KEY POINTS:
To Lamb, who has been a foreign correspondent for several English newspapers, the real story is not the politics but the people. Instead of focusing on the "situation" in Iraq or Afghanistan or Zimbabwe, she tells the human stories.
Here are a few of the people she encounters in this fascinating, frightening collection: Mr Hassani, a former Taleban torturer. His victims' crimes were playing cards, watching a video, owning a kite. One was beaten to such a pulp it was impossible to tell whether he was dressed or not. "Every time he fell unconscious we rubbed salt into his wounds."
Alex, one of the millions of street kids in Brazil. The police routinely murder them by night because the hungry children damage the tourist trade with their begging and threats. There is widespread public support for the practice.
Dora, a 12-year-old gang-raped by Robert Mugabe's thugs for four hours until she was unable to walk, because her father did not support the president's party. Her mother and sisters were forced not only to watch but to sing songs in praise of Zimbabwe's leader. It has happened to hundreds, maybe thousands of girls, and Dora's story is not the worst.
Lamb says that of all the hellhole stories she has covered, Zimbabwe is the most heartbreaking. She visited in 1994 and marvelled at an African nation with traffic lights that worked, pothole-free roads, neat brick schools and book cafes.
Now the country is a wasteland, its starving people living in terror. Some of what were the most advanced farms in the world are charred or overgrown. At one stage last year Zimbabwe's inflation rate was about 10,000 per cent. No other country has experienced such a decline in peacetime.
The book is not all grim. Lamb's writing can move a reader to tears but somehow, perhaps essentially, she retains a sense of humour, as in her piece on the Bolivian Navy.
Bolivia has been a landlocked country since it lost a war with Chile in 1879. But it wants a piece of Pacific coastline back and says so at every opportunity. Each year there is a Day of the Sea. School textbooks are full of pictures of crashing waves, and statues in otherwise sleepy town centres depict demonic Bolivians bayoneting hapless Chileans under the inscription: "What once was ours will again be." Meanwhile, the navy grows vegetables.

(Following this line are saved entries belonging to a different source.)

template <typename T, int BM, int BN, int WM, int WN, int LDS_BYTES>
__device__ __forceinline__ void igemm_epilogue(const ConvDev& p, f32x4_t (&acc)[BM / WM / 16][BN / WN / 16], const int m0, const int n0, unsigned char* stg) {
    constexpr int NT = WM * WN * 64;
    constexpr int TM = BM / WM / 16, TN = BN / WN / 16;
    const int tid = threadIdx.x, lane = tid & 63, wave = tid >> 6;
    const int wm = wave / WN, wn = wave % WN;
    const int fr = lane & 15, fq = lane >> 4;
    if (p.dbg & 4) return;
    T* __restrict__ Y = static_cast<T*>(p.y);
    const T* __restrict__ R = static_cast<const T*>(p.res);
    const T* __restrict__ Mk = static_cast<const T*>(p.mask);
    if constexpr (sizeof(T) == 2) {
        constexpr int ROWB = BN * 2 + 16;
        constexpr bool kStageFits = BM * ROWB <= LDS_BYTES;
        if (kStageFits && Y && !p.y_f32 && (p.Cout & 7) == 0) {
            __syncthreads();
            {
                unsigned char* wr = stg + (wm * (BM / WM) + fr) * ROWB + (wn * (BN / WN) + fq * 4) * 2;
// ... 590 lines not shown
            if (wbase + it * NT < BN * KC) {
                unsigned off = b_voff[it] == OOB ? OOB : b_voff[it] + k_off;
                if (ktail && s * BK + b_kce[it] >= p.K) off = OOB;
                if (p.dbg & 16) off &= 0xfffu;
                glds16(rw, &lds[buf][BM * KC + wbase + it * NT], off);
            }
        }
        ci0 += BK;
        if (ci0 >= p.Cin) { ci0 = 0; ++tap; if (++kw == p.KW) { kw = 0; ++kh; } }
    };

    static_assert(KC == 4 || !PIPE, "the register-pipelined loop reads one k-step (4 chunks) per slab");
    constexpr int N_DMA = A_IT + (BN * KC) / NT;
    const int S_all = (p.dbg & 8) ? 1 : (p.K + BK - 1) / BK;
    const int s_first = p.ksplit > 1 ? (int)blockIdx.z * p.slabs_per_split : 0;
    const int S = p.ksplit > 1 ? min(S_all - s_first, p.slabs_per_split) : S_all;
    ci0 = s_first * BK;
    if constexpr (PIPE) pre_seen = S > 3;
    issue_slab(s_first, 0);
    if (S > 1) issue_slab(s_first + 1, 1);
    if constexpr (!PIPE) issue_pre();
    constexpr unsigned SLAB_BYTES = (BM + BN) * KC * 16;
    const int xrow = wm * (BM / WM) + fr, wrow = wn * (BN / WN) + fr;
    const unsigned x_rd0 = lds_addr(&lds[0][0]) + (unsigned)(xrow * KC + swz<KC>(xrow, fq)) * 16u;
    const unsigned w_rd0 = lds_addr(&lds[0][0]) + (unsigned)((BM + wrow) * KC + swz<KC>(wrow, fq)) * 16u;
    if constexpr (PIPE) {
    if (S > 2) issue_slab(s_first + 2, 2);
    __builtin_amdgcn_sched_barrier(0);
    issue_pre();
    __builtin_amdgcn_sched_barrier(0);
    u32x4_t xf0[TM], wf0[TN], xf1[TM], wf1[TN];
    if (S > 2) asm volatile("s_waitcnt vmcnt(%0)" ::"n"(2 * N_DMA + N_PRE) : "memory");
    else if (S > 1) asm volatile("s_waitcnt vmcnt(%0)" ::"n"(N_DMA + N_PRE) : "memory");
    else asm volatile("s_waitcnt vmcnt(%0)" ::"n"(N_PRE) : "memory");
    __builtin_amdgcn_s_barrier();
    __builtin_amdgcn_sched_barrier(0);
    frag_read_all<TM, KC * 16>(xf0, x_rd0);
    frag_read_all<TN, KC * 16>(wf0, w_rd0);
    frag_wait<TM, TN>(xf0, wf0);
    int rbuf = 1, ibuf = 0;
    auto step = [&](int s, u32x4_t* xc, u32x4_t* wc, u32x4_t* xn, u32x4_t* wn_) {
        const bool more = s + 1 < S;
        if (more) {
            if (N_PRE > 0 && s < 2) {
                if (s + 2 < S) asm volatile("s_waitcnt vmcnt(%0)" ::"n"(N_DMA + N_PRE) : "memory");
                else asm volatile("s_waitcnt vmcnt(%0)" ::"n"(N_PRE) : "memory");
            } else {
                if (s + 2 < S) asm volatile("s_waitcnt vmcnt(%0)" ::"n"(N_DMA) : "memory");
                else asm volatile("s_waitcnt vmcnt(0)" ::: "memory");
            }
            __builtin_amdgcn_s_barrier();
            __builtin_amdgcn_sched_barrier(0);
        }
        frag_read_all<TM, KC * 16>(xn, x_rd0 + (unsigned)rbuf * SLAB_BYTES);
        frag_read_all<TN, KC * 16>(wn_, w_rd0 + (unsigned)rbuf * SLAB_BYTES);
        if (more && s + 3 < S) issue_slab(s_first + s + 3, ibuf);
#pragma unroll
        for (int i = 0; i < TM; ++i)
#pragma unroll
            for (int j = 0; j < TN; ++j) acc[i][j] = Mma<T>::run(wc[j], xc[i], acc[i][j]);
        frag_wait<TM, TN>(xn, wn_);
        rbuf = rbuf == NBUF - 1 ? 0 : rbuf + 1;
        ibuf = ibuf == NBUF - 1 ? 0 : ibuf + 1;
    };
    for (int s = 0; s < S; s += 2) {
        step(s, xf0, wf0, xf1, wf1);
        if (s + 1 < S) step(s + 1, xf1, wf1, xf0, wf0);
    }
    } else {
    int buf = 0, nbuf = 2;
    for (int s = 0; s < S; ++s) {
        if (N_PRE > 0 && s == 0 && S > 1) asm volatile("s_waitcnt vmcnt(%0)" ::"n"(N_DMA + N_PRE) : "memory");
        else if (s + 1 < S) asm volatile("s_waitcnt vmcnt(%0)" ::"n"(N_DMA) : "memory");
        else asm volatile("s_waitcnt vmcnt(0)" ::: "memory");
        __builtin_amdgcn_s_barrier();
        __builtin_amdgcn_sched_barrier(0);
        if (s + 2 < S) issue_slab(s_first + s + 2, nbuf);
#pragma unroll
        for (int h = 0; h < KC / 4; ++h) {
            u32x4_t xf[TM], wf[TN];
            const unsigned xa = h == 0 ? x_rd0 : lds_addr(&lds[0][0]) + (unsigned)(xrow * KC + swz<KC>(xrow, fq + 4)) * 16u;
            const unsigned wa = h == 0 ? w_rd0 : lds_addr(&lds[0][0]) + (unsigned)((BM + wrow) * KC + swz<KC>(wrow, fq + 4)) * 16u;
            frag_read_all<TM, KC * 16>(xf, xa + (unsigned)buf * SLAB_BYTES);
            frag_read_all<TN, KC * 16>(wf, wa + (unsigned)buf * SLAB_BYTES);
            frag_wait<TM, TN>(xf, wf);
#pragma unroll
            for (int i = 0; i < TM; ++i)
#pragma unroll
                for (int j = 0; j < TN; ++j) acc[i][j] = Mma<T>::run(wf[j], xf[i], acc[i][j]);
        }
        buf = buf == NBUF - 1 ? 0 : buf + 1;
        nbuf = nbuf == NBUF - 1 ? 0 : nbuf + 1;
    }
    }

    }

    if constexpr (DIRECT) {
        if (!pre_seen) {
            asm volatile("s_waitcnt vmcnt(0)" ::: "memory");
            __builtin_amdgcn_s_barrier();
        }
        __builtin_amdgcn_sched_barrier(0);
        igemm_epilogue_direct<BM, BN, WM, WN, RESL>(p, acc, m0, n0, rres, lds_addr(aux_lds));
        return;
    }
    if (p.ksplit > 1) {
        ConvDev q = p;
        q.y_f32 = p.y_f32 + (long)blockIdx.z * p.M * p.Cout;
        igemm_epilogue<T, BM, BN, WM, WN, NSTAGE * SLOTS * 16>(q, acc, m0, n0, reinterpret_cast<unsigned char*>(&lds_all[0]));
        return;
    }
    igemm_epilogue<T, BM, BN, WM, WN, NSTAGE * SLOTS * 16>(p, acc, m0, n0, reinterpret_cast<unsigned char*>(&lds_all[0]));
}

Lamb ventures up the Amazon (she'll venture anywhere) to report on the plight of the Yanomami Indians, threatened by extermination because their land is rich in minerals. She finds a Japanese karaoke club (and is forced to sing the entire Elvis catalogue); observes the Amazon's first Avon ladies, selling lipsticks from canoes; and visits an opera house in the jungle (the orchestra is Bulgarian).
In Portugal she meets a professional wailer and is told: "You never know when you might need a wailer. I do weddings, funerals, graduations. Anything where a wail or two might add some authenticity. Think of the shame of an occasion with no wailing."
And in a piece titled "Yes, I was a Cynic Until I Met Her", she covers Princess Diana's visit to landmine victims in Angola. "Many of the injuries were so gruesome that I could not look, despite years of Third World reporting. But Diana never turned her head away."
There is much more: an interview with Taleban leaders, tea with General Pinochet, a session at a Nigerian fattening room where women go to expand their bellies and buttocks so they can attract a husband.
The book is more than a collection of reports. Lamb writes introductory and linking pieces to put her human (and humane) stories in contexts - political, professional and personal - and there are footnotes updating the older articles.
She calls herself a hack but this is the work of a journalist of immense courage, integrity and insight.